Handling big data in any organisation can at first seem daunting. Not to mention the responsibilities that come with dealing with the vast amount of information contained within it. Naturally, the storage of big data can be a challenge in terms of security for many reasons because the amount of data stored have a direct effect on the consequences of a breach, but it also influences the strategic and tactical approaches that should be taken to ensure compliance and privacy. But it needn’t cause headache.
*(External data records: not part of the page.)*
template <bool FINE, bool TRAIN = false, bool FOLD = false>
__global__ __launch_bounds__(512, 1) void neus_points2_kernel(
    const SdfDesc sd, const ColDesc cd, const f32x4* __restrict__ wsdf, const f32x4* __restrict__ wcol,
    const float* __restrict__ rays_o, const float* __restrict__ rays_d, const float* __restrict__ zv,
    const float* __restrict__ pts_direct, const float* __restrict__ dirs_direct, const long P, const int S,
    f32x4* __restrict__ scratch, float* __restrict__ out_sdf, float* __restrict__ out_grad,
    float* __restrict__ out_rgb, const TrainOut to) {
  extern __shared__ __attribute__((aligned(16))) f32x4 lds[];
  const int MT = sd.max_tiles;
  const int IMG = E_ROWS + 8 * MT, IS = IMG * 64;
  const int X0 = E_ROWS, Y0 = E_ROWS + 4 * MT;
  Smalls<2>* sm = reinterpret_cast<Smalls<2>*>(lds + (size_t)2 * IS);
  const int tid = threadIdx.x, lane = tid & 63, h = lane >> 5, p = lane & 31;
  const int wave = __builtin_amdgcn_readfirstlane(tid >> 6);
  const int img = wave >> 2, w4 = wave & 3;
  f32x4* ldsi = lds + (size_t)img * IS;
  const int n_lin = sd.n_lin;
  const int emb_tiles = (sd.emb_feats + 31) >> 5;
  const long n_tiles = (P + 31) >> 5, n_pairs = (n_tiles + 1) >> 1;
  const size_t per_img = (size_t)(n_lin - 1) * 4 * MT * 64;
#ifdef VQN_DIAG_STASH_ROT
  f32x4* save0 = nullptr;
#else
  f32x4* save0 = FINE ? scratch + (size_t)blockIdx.x * 2 * per_img : nullptr;
#endif
  const int feat_slot = (n_lin - 2) * 4 * MT;
  constexpr bool fold = FOLD;
  static_assert(!FOLD || (FINE && !TRAIN), "the fold is an inference path: the backward and the weight gradients read OUTF");
  f32x4 pre[4];
  f32x4 nopre[4];

  FS_DECL
  for (long pair = blockIdx.x; pair < n_pairs; pair += gridDim.x) {
#ifdef VQN_DIAG_STASH_ROT
    if (FINE) save0 = scratch + ((size_t)((pair / gridDim.x) % VQN_DIAG_STASH_ROT) * gridDim.x + blockIdx.x) * 2 * per_img;
#endif
    FS(12)
    if (tid < 64) {
      const int im = tid >> 5, t = tid & 31;
      load_point<FINE>(((2 * pair + im) << 5) + t, P, S, rays_o, rays_d, zv, pts_direct, dirs_direct, sm->pts[im] + t * 3, sm->dirs[im] + t * 3);
    }
    __syncthreads();
    const float xs = sm->pts[img][p * 3 + 0] * sd.scale, ys = sm->pts[img][p * 3 + 1] * sd.scale, zs = sm->pts[img][p * 3 + 2] * sd.scale;
    const long ptile_w = 2 * pair + img;
    for (int r = w4; r < (TRAIN ? 4 * to.e_tiles : sd.emb_rows); r += 4) {
      f32x4 v;
#pragma unroll
      for (int j = 0; j < 4; ++j) v[j] = r < sd.emb_rows ? emb_feat(row_feat(r, h, j), sd.emb_feats, xs, ys, zs) : 0.f;
      if (r < sd.emb_rows) ldsi[(E0 + r) * 64 + lane] = v;
      if (TRAIN && ptile_w < n_tiles) tfmt_store_quad(to.E, ptile_w, to.e_tiles, r >> 2, r & 3, lane, v);
    }
    __syncthreads();

    FS(0)
    int cur = X0, oth = Y0;
    if (wave < sd.layers[0].n_out_tiles) {
      const f32x4* wp0 = wsdf + sd.layers[0].w_off + (size_t)wave * sd.emb_rows * 64 + lane;
#pragma unroll
      for (int i = 0; i < 4; ++i) pre[i] = wp0[min(i, sd.emb_rows - 1) * 64];
    }
    for (int l = 0; l < n_lin - 1; ++l) {
      const LayerDesc L = sd.layers[l];
      const f32x4* next_wp = nullptr;
      if (l + 1 < n_lin - 1 && wave < sd.layers[l + 1].n_out_tiles)
        next_wp = wsdf + sd.layers[l + 1].w_off + (size_t)wave * (4 * L.n_out_tiles + ((l + 1 == sd.skip) ? sd.emb_rows : 0)) * 64 + lane;
      const KSegs ks = (l == 0) ? KSegs{E0, sd.emb_rows, 0, 0}
                                : KSegs{cur, 4 * sd.layers[l - 1].n_out_tiles, E0, (l == sd.skip) ? sd.emb_rows : 0};
      const int dst = (l == 0) ? X0 : oth;
      const bool do_save = FINE && (l < n_lin - 2);
      const f32x4* bp = wsdf + L.b_off;
      float* const t_u = TRAIN ? to.U[l + 1] : nullptr;
      auto bias_init = [&](int ot, int im, f32x16& acc) { if (im == 0) { FS(2) } init_bias(bp, ot, lane, acc); };
      auto epi_rq = [&](int ot, int im, int rq, const f32x16& acc) {
        if (im == 0 && rq == 0) { FS(1) }
        f32x4* li = lds + (size_t)im * IS;
        f32x4* sv = save0 + (size_t)im * per_img + (size_t)l * 4 * MT * 64;
        f32x4 v = {acc[4 * rq], acc[4 * rq + 1], acc[4 * rq + 2], acc[4 * rq + 3]};
#pragma unroll
        for (int j = 0; j < 4; ++j) v[j] = act_fwd<ACT_SOFTPLUS100>(v[j]);
        li[(dst + ot * 4 + rq) * 64 + lane] = v;
        if (do_save) st_stream(sv + (ot * 4 + rq) * 64 + lane, v);
        if (TRAIN && 2 * pair + im < n_tiles) tfmt_store_quad(t_u, 2 * pair + im, L.n_out_tiles, ot, rq, lane, v);
      };
      gemm_tiles2<8>(lds, IS, ks, wsdf + L.w_off, L.n_out_tiles, wave, lane, pre, true, next_wp, bias_init, epi_rq);
      FS(2)
      __syncthreads();
      FS(3)
      if (l == 0) { cur = X0; oth = Y0; } else { const int t = cur; cur = oth; oth = t; }
    }
    const int hid_rows = 4 * sd.layers[n_lin - 2].n_out_tiles;

    rowdot<1>(ldsi, cur, hid_rows, wsdf + sd.last_w_off, sm->part[img], w4, lane);
    if (FINE && sd.layers[n_lin - 1].n_out_tiles > 0) {
      const LayerDesc L = sd.layers[n_lin - 1];
      const f32x4* bp = fold ? wcol + cd.reserved2 : wsdf + L.b_off;
      gemm_tiles2<8>(lds, IS, KSegs{cur, hid_rows, 0, 0}, fold ? wcol + cd.reserved1 : wsdf + L.w_off,
                     fold ? cd.layers[0].n_out_tiles : L.n_out_tiles, wave, lane, nopre, false, nullptr,
                     [&](int ot, int, f32x16& acc) { init_bias(bp, ot, lane, acc); },
                     [&](int ot, int im, int rq, const f32x16& acc) {
                       f32x4* sv = save0 + (size_t)im * per_img + (size_t)feat_slot * 64;
                       const f32x4 v = {acc[4 * rq], acc[4 * rq + 1], acc[4 * rq + 2], acc[4 * rq + 3]};
                       st_stream(sv + (ot * 4 + rq) * 64 + lane, v);
                       if (TRAIN && 2 * pair + im < n_tiles) {
                         float* base = to.OUTF + (2 * pair + im) * (long)to.outf_tiles * 1024;
#pragma unroll
                         for (int j = 0; j < 4; ++j) {
                           const int f = 32 * ot + 2 * (4 * rq + j) + h + 1;
                           if (f < 32 * to.outf_tiles) __builtin_nontemporal_store(v[j], base + f * 32 + p);
                         }
                       }
                     });
    }
    __syncthreads();
    if (tid < 64) {
      const int im = tid >> 5, t = tid & 31;
      const long pt = ((2 * pair + im) << 5) + t;
      if (pt < P) out_sdf[pt] = sdf_raw(sm->part[im], t, sd.last_b_off, sd.last_bias, wsdf) / sd.scale;
      if (TRAIN && 2 * pair + im < n_tiles) {
        float* base = to.OUTF + (2 * pair + im) * (long)to.outf_tiles * 1024;
        base[t] = sdf_raw(sm->part[im], t, sd.last_b_off, sd.last_bias, wsdf);
        for (int f = 32 * sd.layers[n_lin - 1].n_out_tiles + 1; f < 32 * to.outf_tiles; ++f) base[f * 32 + t] = 0.f;
      }
    }
    if (!FINE) { __syncthreads(); FS(4) continue; }
    FS(4)

    float* const t_gh_top = TRAIN ? to.GH[n_lin - 2] : nullptr;
    for (int r0 = w4; r0 < hid_rows; r0 += 32) {
      f32x4 v[8], wv[8];
#pragma unroll
      for (int c = 0; c < 8; ++c) {
        const int r = min(r0 + 4 * c, hid_rows - 1);
        v[c] = ldsi[(cur + r) * 64 + lane];
        wv[c] = wsdf[sd.last_w_off + r * 2 + h];
      }
#pragma unroll
      for (int c = 0; c < 8; ++c)
        if (r0 + 4 * c < hid_rows) {
#pragma unroll
          for (int j = 0; j < 4; ++j) v[c][j] = wv[c][j] * act_bwd_from_out<ACT_SOFTPLUS100>(v[c][j]);
          ldsi[(cur + r0 + 4 * c) * 64 + lane] = v[c];
          if (TRAIN && ptile_w < n_tiles)
            tfmt_store_quad(t_gh_top, ptile_w, sd.layers[n_lin - 2].n_out_tiles, (r0 + 4 * c) >> 2, (r0 + 4 * c) & 3, lane, v[c]);
        }
    }
    __syncthreads();
    FS(5)
    for (int l = n_lin - 2; l >= 1; --l) {
      const LayerDesc L = sd.layers[l];
      const KSegs ks{cur, 4 * L.n_out_tiles, 0, 0};
      const int dst = oth;
      if (l == sd.skip)
        wte_split_k(lds, IS, cur, 4 * L.n_out_tiles, wsdf + L.wTE_off, emb_tiles, oth, 4 * MT, E0, false, wave, lane);
      f32x4 hv[2][4];
      float* const t_gh = TRAIN ? to.GH[l - 1] : nullptr;
      const int gh_tiles = sd.layers[l - 1].n_out_tiles;
      gemm_tiles2<8>(lds, IS, ks, wsdf + L.wT_off, sd.layers[l - 1].n_out_tiles, wave, lane, nopre, false, nullptr,
                     [&](int ot, int im, f32x16& acc) {
                       if (im == 0) { FS(7) }
                       const f32x4* sv = save0 + (size_t)im * per_img + (size_t)(l - 1) * 4 * MT * 64;
#pragma unroll
                       for (int rq = 0; rq < 4; ++rq) hv[im][rq] = ld_stream(sv + (ot * 4 + rq) * 64 + lane);
                       init_zero(acc);
                     },
                     [&](int ot, int im, int rq, const f32x16& acc) {
                       if (im == 0 && rq == 0) { FS(6) }
                       f32x4* li = lds + (size_t)im * IS;
                       f32x4 v = {acc[4 * rq], acc[4 * rq + 1], acc[4 * rq + 2], acc[4 * rq + 3]};
#pragma unroll
                       for (int j = 0; j < 4; ++j) v[j] *= act_bwd_from_out<ACT_SOFTPLUS100>(hv[im][rq][j]);
                       li[(dst + ot * 4 + rq) * 64 + lane] = v;
                       if (TRAIN && 2 * pair + im < n_tiles) tfmt_store_quad(t_gh, 2 * pair + im, gh_tiles, ot, rq, lane, v);
                     });
      FS(7)
      __syncthreads();
      FS(8)
      const int t = cur; cur = oth; oth = t;
    }
    wte_split_k(lds, IS, cur, 4 * sd.layers[0].n_out_tiles, wsdf + sd.layers[0].wTE_off, emb_tiles, oth, 4 * MT, E0, sd.skip >= 1, wave, lane);
    FS(6)
    if (tid < 192) {
      const int im = tid / 96, r = tid - 96 * im, pp = r & 31, c = r >> 5;
      const f32x4* li = lds + (size_t)im * IS;
      const float g = embed_chain([&](int f) { return lds_feat(li, E0, f, pp); }, c, sd.multires, sm->pts[im] + pp * 3, sd.scale);
      sm->grad[im][pp * 3 + c] = g;
      const long pt = ((2 * pair + im) << 5) + pp;
      if (pt < P) out_grad[pt * 3 + c] = g;
    }
    __syncthreads();
    FS(9)
    if (cd.n_lin == 0) continue;

    {
      const float px = sm->pts[img][p * 3 + 0], py = sm->pts[img][p * 3 + 1], pz = sm->pts[img][p * 3 + 2];
      const float dx = sm->dirs[img][p * 3 + 0], dy = sm->dirs[img][p * 3 + 1], dz = sm->dirs[img][p * 3 + 2];
      for (int r = w4; r < (TRAIN ? 4 * to.extr_tiles : cd.extra_rows); r += 4) {
        f32x4 v;
#pragma unroll
        for (int j = 0; j < 4; ++j)
          v[j] = r < cd.extra_rows ? col_extra_feat(row_feat(r, h, j), px, py, pz, dx, dy, dz, sm->grad[img] + p * 3, cd.n_view_feats, cd.extra_feats) : 0.f;
        if (r < cd.extra_rows) ldsi[(E0 + r) * 64 + lane] = v;
        if (TRAIN && ptile_w < n_tiles) tfmt_store_quad(to.EXTR, ptile_w, to.extr_tiles, r >> 2, r & 3, lane, v);
      }
      const f32x4* sv = save0 + (size_t)img * per_img + (size_t)feat_slot * 64;
      const int feat_rows = 4 * sd.layers[n_lin - 1].n_out_tiles;
      for (int r0 = w4; r0 < (fold ? 0 : feat_rows); r0 += 32) {
        f32x4 v[8];
#pragma unroll
        for (int c = 0; c < 8; ++c) v[c] = ld_stream(sv + min(r0 + 4 * c, feat_rows - 1) * 64 + lane);
#pragma unroll
        for (int c = 0; c < 8; ++c)
          if (r0 + 4 * c < feat_rows) ldsi[(X0 + r0 + 4 * c) * 64 + lane] = v[c];
      }
      __syncthreads();
      FS(10)
      cur = X0; oth = Y0;
      int in_rows = feat_rows;
      if (fold) {
        const LayerDesc L = cd.layers[0];
        const int dst = oth;
        gemm_tiles2<8>(lds, IS, KSegs{E0, cd.extra_rows, 0, 0}, wcol + cd.reserved3, L.n_out_tiles, wave, lane, nopre, false, nullptr,
                       [&](int ot, int im, f32x16& acc) {
                         const f32x4* pp = save0 + (size_t)im * per_img + (size_t)feat_slot * 64 + ot * 256 + lane;
#pragma unroll
                         for (int rq = 0; rq < 4; ++rq) {
                           const f32x4 v = ld_stream(pp + rq * 64);
                           acc[4 * rq + 0] = v[0]; acc[4 * rq + 1] = v[1]; acc[4 * rq + 2] = v[2]; acc[4 * rq + 3] = v[3];
                         }
                       },
                       [&](int ot, int im, int rq, const f32x16& acc) {
                         f32x4* li = lds + (size_t)im * IS;
                         f32x4 v = {acc[4 * rq], acc[4 * rq + 1], acc[4 * rq + 2], acc[4 * rq + 3]};
#pragma unroll
                         for (int j = 0; j < 4; ++j) v[j] = act_fwd<ACT_RELU>(v[j]);
                         li[(dst + ot * 4 + rq) * 64 + lane] = v;
                       });
        __syncthreads();
        const int t = cur; cur = oth; oth = t;
        in_rows = 4 * L.n_out_tiles;
      }
      for (int l = fold ? 1 : 0; l < cd.n_lin - 1; ++l) {
        const LayerDesc L = cd.layers[l];
        const KSegs ks{cur, in_rows, E0, l == 0 ? cd.extra_rows : 0};
        const f32x4* bp = wcol + L.b_off;
        const int dst = oth;
        float* const t_c = TRAIN ? to.C[l + 1] : nullptr;
        gemm_tiles2<8>(lds, IS, ks, wcol + L.w_off, L.n_out_tiles, wave, lane, nopre, false, nullptr,
                       [&](int ot, int, f32x16& acc) { init_bias(bp, ot, lane, acc); },
                       [&](int ot, int im, int rq, const f32x16& acc) {
                         f32x4* li = lds + (size_t)im * IS;
                         f32x4 v = {acc[4 * rq], acc[4 * rq + 1], acc[4 * rq + 2], acc[4 * rq + 3]};
#pragma unroll
                         for (int j = 0; j < 4; ++j) v[j] = act_fwd<ACT_RELU>(v[j]);
                         li[(dst + ot * 4 + rq) * 64 + lane] = v;
                         if (TRAIN && 2 * pair + im < n_tiles) tfmt_store_quad(t_c, 2 * pair + im, L.n_out_tiles, ot, rq, lane, v);
                       });
        __syncthreads();
        const int t = cur; cur = oth; oth = t;
        in_rows = 4 * L.n_out_tiles;
      }
      FS(11)
      rowdot<3>(ldsi, cur, in_rows, wcol + cd.last_w_off, sm->part[img], w4, lane);
      __syncthreads();
      if (tid < 192) {
        const int im = tid / 96, r = tid - 96 * im, pp = r & 31, o = r >> 5;
        const float v = rgb_out(sm->part[im], pp, o, cd.last_b_off, cd.last_bias[o], cd.squeeze_out, wcol);
        const long pt = ((2 * pair + im) << 5) + pp;
        if (pt < P) out_rgb[pt * 3 + o] = v;
      }
    }
    __syncthreads();
  }
  FS(12)
  FS_FLUSH
}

When producing information for big data, organisations have to ensure that they have the right balance between utility of the data and privacy. This follows a process of anonymising the data, encrypting it, putting proper access control in place with security monitoring, risk assessment and making sure storage complies with local regulations.

Anonymising Data

Before the data is stored, it should be adequately anonymised, which involves removing any unique identifier for a user. This in itself can be a security challenge, as removing unique identifiers might not be enough to guarantee that the data will remain anonymous. The anonymised data could be could be cross-referenced with other available data following de-anonymisation techniques. Therefore, it should also be encrypted.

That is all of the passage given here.